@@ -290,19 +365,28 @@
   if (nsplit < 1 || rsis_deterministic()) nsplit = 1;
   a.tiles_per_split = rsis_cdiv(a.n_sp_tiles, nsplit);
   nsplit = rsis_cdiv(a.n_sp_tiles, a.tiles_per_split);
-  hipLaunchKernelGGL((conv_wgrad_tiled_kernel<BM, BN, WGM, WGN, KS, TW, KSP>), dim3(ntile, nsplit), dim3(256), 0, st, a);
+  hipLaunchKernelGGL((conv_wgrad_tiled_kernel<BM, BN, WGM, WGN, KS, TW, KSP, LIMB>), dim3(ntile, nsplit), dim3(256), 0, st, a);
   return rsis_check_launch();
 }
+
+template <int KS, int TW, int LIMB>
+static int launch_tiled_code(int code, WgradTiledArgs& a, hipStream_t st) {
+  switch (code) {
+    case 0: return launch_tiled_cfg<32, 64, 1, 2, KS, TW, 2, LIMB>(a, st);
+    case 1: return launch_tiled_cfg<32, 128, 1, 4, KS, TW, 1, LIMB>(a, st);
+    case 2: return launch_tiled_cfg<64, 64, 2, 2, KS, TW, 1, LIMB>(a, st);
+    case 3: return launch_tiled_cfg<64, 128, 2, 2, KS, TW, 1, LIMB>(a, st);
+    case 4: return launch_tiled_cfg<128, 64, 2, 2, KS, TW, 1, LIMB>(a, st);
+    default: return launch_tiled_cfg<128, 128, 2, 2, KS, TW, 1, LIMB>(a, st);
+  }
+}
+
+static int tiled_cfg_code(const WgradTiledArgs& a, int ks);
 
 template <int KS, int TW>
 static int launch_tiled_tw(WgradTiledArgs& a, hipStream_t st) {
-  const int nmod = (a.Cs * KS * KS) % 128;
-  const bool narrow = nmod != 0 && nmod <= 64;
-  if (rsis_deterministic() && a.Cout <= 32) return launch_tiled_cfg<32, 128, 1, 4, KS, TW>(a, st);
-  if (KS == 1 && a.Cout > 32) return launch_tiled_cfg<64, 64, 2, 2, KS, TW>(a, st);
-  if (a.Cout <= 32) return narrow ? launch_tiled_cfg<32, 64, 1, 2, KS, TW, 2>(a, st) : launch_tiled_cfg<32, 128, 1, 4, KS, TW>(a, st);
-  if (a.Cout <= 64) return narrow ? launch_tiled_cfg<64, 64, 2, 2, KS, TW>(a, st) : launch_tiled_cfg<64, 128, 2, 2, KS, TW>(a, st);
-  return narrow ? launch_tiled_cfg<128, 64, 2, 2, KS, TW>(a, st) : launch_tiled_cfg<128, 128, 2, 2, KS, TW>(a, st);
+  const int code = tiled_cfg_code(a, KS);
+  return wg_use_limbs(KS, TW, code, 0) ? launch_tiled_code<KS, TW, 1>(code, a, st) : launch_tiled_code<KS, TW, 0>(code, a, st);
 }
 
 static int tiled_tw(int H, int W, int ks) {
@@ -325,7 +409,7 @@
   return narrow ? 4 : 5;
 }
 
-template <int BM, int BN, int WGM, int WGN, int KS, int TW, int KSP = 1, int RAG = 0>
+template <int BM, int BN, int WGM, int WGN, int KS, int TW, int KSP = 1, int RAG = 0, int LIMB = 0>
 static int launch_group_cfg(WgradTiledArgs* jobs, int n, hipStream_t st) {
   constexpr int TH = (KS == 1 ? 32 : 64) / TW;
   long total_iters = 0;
--
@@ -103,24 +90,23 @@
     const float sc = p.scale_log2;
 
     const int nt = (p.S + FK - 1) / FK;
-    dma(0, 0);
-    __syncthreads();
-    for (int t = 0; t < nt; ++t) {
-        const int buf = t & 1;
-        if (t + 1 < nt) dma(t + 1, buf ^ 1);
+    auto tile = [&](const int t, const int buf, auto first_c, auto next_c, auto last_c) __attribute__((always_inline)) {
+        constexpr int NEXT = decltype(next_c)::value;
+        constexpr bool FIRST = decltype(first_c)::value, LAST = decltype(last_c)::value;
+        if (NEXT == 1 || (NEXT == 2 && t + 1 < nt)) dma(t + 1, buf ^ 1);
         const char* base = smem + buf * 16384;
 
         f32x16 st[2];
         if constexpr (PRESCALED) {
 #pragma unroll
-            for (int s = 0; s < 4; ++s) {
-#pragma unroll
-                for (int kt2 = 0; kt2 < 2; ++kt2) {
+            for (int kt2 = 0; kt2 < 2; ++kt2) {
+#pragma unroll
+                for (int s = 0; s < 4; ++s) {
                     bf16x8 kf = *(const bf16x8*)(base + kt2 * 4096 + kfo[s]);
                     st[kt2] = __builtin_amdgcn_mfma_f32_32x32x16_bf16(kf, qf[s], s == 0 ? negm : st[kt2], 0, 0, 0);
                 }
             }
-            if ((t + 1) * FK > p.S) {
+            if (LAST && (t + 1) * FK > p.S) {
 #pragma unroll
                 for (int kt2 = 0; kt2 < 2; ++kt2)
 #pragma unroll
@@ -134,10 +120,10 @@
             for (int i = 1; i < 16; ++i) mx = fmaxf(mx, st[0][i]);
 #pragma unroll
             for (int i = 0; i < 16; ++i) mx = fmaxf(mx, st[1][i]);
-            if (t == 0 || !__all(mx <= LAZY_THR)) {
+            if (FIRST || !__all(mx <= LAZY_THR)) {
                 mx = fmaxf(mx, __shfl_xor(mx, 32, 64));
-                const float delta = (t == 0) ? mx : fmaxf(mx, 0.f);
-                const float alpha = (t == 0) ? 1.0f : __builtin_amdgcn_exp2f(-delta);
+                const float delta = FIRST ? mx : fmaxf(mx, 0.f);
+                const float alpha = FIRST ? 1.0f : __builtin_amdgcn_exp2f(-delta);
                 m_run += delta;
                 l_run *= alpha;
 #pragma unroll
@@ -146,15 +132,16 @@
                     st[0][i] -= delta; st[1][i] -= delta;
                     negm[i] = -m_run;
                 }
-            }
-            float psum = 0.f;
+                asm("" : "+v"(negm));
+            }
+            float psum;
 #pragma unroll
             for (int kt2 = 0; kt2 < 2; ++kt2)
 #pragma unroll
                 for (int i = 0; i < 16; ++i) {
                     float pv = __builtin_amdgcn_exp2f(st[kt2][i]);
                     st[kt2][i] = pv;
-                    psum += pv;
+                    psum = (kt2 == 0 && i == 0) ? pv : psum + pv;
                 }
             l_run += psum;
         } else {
* * *
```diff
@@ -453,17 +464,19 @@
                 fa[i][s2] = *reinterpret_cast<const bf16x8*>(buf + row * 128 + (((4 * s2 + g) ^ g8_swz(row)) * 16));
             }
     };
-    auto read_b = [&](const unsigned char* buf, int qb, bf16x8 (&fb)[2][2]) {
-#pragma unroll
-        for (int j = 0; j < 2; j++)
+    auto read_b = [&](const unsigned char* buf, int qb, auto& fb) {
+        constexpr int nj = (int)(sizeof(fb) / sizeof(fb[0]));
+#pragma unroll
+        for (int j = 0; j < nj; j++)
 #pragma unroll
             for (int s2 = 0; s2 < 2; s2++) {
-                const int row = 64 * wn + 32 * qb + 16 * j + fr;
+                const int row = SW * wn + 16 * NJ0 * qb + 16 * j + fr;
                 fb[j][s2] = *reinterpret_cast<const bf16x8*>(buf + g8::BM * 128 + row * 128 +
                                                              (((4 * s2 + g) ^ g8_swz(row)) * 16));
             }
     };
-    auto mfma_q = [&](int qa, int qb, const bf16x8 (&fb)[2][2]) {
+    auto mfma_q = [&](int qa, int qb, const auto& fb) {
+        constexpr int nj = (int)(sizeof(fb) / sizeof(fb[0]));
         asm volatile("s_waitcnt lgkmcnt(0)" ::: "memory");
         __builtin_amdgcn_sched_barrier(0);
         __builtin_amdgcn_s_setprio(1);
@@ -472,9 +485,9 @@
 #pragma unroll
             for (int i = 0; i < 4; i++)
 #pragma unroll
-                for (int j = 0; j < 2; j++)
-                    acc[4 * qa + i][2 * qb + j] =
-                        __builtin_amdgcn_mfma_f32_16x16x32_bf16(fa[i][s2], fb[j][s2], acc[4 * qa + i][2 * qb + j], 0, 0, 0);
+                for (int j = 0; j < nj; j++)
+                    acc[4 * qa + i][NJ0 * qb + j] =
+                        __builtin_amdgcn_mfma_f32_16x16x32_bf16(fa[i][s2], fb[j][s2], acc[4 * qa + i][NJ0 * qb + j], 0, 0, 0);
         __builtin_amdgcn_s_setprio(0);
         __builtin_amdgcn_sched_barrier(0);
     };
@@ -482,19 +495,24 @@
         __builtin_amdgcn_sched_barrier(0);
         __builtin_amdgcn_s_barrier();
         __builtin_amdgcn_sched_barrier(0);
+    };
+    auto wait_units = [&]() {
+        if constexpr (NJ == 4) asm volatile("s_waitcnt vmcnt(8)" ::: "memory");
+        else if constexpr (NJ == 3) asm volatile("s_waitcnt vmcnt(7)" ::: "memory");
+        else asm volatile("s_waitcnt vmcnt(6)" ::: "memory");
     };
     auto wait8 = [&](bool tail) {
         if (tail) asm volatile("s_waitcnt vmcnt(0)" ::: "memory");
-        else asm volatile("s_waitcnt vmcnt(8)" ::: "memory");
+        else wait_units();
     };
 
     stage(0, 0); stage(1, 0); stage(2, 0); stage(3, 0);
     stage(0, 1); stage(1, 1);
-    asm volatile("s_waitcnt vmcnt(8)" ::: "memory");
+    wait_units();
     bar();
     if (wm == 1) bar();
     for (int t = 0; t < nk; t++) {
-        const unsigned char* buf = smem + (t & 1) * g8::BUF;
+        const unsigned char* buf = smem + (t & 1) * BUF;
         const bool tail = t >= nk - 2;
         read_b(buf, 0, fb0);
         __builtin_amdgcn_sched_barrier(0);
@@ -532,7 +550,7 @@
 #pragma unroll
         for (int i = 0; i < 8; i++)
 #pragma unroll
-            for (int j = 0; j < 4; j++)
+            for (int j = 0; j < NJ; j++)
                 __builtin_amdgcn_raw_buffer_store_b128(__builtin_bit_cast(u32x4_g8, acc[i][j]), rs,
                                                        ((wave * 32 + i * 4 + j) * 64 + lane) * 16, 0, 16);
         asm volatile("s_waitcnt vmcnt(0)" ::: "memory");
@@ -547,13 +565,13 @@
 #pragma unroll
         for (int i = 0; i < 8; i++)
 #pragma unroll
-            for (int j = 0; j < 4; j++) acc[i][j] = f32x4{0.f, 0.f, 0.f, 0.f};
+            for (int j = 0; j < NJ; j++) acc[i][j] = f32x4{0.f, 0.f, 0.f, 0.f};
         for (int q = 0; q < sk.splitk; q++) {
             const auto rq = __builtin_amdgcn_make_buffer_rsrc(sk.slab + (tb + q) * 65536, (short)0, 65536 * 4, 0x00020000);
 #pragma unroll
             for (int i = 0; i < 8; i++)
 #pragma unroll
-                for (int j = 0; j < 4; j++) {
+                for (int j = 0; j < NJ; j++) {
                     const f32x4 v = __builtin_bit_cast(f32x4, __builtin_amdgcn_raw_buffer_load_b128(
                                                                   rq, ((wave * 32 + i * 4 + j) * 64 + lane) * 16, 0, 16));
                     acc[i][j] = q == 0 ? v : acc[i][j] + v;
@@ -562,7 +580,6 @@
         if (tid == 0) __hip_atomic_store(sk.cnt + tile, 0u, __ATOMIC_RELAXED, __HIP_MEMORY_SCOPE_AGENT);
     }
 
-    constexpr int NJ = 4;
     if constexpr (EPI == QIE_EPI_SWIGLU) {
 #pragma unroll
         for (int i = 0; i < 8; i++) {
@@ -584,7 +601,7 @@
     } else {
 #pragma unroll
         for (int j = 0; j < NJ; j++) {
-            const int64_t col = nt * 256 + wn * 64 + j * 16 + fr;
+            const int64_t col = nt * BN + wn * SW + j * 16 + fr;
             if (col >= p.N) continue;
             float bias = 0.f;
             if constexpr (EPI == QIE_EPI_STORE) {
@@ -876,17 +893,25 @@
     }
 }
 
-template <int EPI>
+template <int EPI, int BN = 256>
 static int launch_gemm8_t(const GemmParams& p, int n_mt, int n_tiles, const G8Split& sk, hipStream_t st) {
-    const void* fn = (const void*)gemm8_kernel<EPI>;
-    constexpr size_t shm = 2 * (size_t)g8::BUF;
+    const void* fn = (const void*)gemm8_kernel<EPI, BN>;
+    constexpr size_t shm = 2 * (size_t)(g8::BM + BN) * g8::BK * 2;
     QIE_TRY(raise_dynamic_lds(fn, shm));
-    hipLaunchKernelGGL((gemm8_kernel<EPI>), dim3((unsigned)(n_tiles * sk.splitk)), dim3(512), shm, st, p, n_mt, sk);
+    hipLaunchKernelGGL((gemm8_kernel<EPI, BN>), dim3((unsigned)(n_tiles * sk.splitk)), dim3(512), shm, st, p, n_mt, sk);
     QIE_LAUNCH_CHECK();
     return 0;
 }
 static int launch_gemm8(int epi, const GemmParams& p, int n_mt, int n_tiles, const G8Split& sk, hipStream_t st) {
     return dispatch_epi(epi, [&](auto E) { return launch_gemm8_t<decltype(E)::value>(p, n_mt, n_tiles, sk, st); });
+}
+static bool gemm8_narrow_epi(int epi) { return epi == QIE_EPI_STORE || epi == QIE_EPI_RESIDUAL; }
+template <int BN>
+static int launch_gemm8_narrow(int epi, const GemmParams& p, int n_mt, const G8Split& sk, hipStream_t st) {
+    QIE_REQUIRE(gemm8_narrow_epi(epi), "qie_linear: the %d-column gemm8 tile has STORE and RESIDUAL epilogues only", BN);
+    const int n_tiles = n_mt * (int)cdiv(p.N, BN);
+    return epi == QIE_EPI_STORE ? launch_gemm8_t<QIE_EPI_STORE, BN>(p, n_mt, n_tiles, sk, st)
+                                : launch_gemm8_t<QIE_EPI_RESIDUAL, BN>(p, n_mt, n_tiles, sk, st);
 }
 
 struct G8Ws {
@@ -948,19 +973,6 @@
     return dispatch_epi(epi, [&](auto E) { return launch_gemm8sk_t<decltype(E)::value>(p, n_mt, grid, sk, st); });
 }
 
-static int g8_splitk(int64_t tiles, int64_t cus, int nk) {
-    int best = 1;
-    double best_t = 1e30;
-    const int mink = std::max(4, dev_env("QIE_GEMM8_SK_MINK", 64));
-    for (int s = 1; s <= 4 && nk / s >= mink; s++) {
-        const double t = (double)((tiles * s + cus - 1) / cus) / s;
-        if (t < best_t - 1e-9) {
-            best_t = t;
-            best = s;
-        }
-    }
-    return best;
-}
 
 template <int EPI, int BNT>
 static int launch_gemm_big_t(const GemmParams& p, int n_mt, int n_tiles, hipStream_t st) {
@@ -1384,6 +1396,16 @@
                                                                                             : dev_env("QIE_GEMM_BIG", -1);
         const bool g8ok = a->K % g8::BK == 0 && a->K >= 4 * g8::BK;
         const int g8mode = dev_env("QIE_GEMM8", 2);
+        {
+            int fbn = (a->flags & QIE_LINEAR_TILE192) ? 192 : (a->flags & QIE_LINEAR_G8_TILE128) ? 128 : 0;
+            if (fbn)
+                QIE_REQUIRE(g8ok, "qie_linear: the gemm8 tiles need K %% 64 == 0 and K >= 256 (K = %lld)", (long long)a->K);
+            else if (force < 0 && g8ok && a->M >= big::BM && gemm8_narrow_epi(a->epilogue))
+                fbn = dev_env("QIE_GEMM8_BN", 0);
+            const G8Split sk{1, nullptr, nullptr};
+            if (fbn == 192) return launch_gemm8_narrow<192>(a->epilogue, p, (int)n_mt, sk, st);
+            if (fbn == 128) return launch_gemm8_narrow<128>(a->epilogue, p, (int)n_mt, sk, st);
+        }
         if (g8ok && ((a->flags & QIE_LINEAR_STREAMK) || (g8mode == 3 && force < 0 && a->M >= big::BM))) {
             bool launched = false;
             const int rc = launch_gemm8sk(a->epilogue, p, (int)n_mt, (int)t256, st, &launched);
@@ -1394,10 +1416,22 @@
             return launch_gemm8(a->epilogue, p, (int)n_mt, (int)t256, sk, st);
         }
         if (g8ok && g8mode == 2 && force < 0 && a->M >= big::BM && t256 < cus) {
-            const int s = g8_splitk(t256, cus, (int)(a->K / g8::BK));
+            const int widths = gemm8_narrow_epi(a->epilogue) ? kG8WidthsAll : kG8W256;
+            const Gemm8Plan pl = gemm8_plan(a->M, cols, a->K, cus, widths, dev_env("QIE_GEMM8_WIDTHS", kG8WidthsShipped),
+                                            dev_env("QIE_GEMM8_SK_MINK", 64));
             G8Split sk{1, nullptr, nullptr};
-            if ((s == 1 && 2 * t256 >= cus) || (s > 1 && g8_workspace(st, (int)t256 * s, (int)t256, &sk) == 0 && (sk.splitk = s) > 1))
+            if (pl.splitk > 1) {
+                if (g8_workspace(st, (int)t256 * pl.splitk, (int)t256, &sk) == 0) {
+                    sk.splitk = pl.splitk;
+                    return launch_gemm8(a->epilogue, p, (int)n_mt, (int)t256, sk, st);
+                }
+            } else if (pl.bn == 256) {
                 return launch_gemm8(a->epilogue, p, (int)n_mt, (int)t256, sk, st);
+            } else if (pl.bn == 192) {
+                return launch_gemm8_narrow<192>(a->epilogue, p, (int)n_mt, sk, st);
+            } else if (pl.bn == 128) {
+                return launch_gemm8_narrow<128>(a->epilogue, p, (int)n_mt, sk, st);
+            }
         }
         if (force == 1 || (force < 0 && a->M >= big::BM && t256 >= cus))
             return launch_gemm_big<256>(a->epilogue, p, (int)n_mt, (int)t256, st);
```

Instructions for the task =
Everything from the line with "m_run += delta;" through the line with "psum += pv;" in the listing above must be retyped exactly, with nothing added.

Task solution =
                 m_run += delta;
                 l_run *= alpha;
 #pragma unroll
@@ -146,15 +132,16 @@
                     st[0][i] -= delta; st[1][i] -= delta;
                     negm[i] = -m_run;
                 }
-            }
-            float psum = 0.f;
+                asm("" : "+v"(negm));
+            }
+            float psum;
 #pragma unroll
             for (int kt2 = 0; kt2 < 2; ++kt2)
 #pragma unroll
                 for (int i = 0; i < 16; ++i) {
                     float pv = __builtin_amdgcn_exp2f(st[kt2][i]);
                     st[kt2][i] = pv;
-                    psum += pv;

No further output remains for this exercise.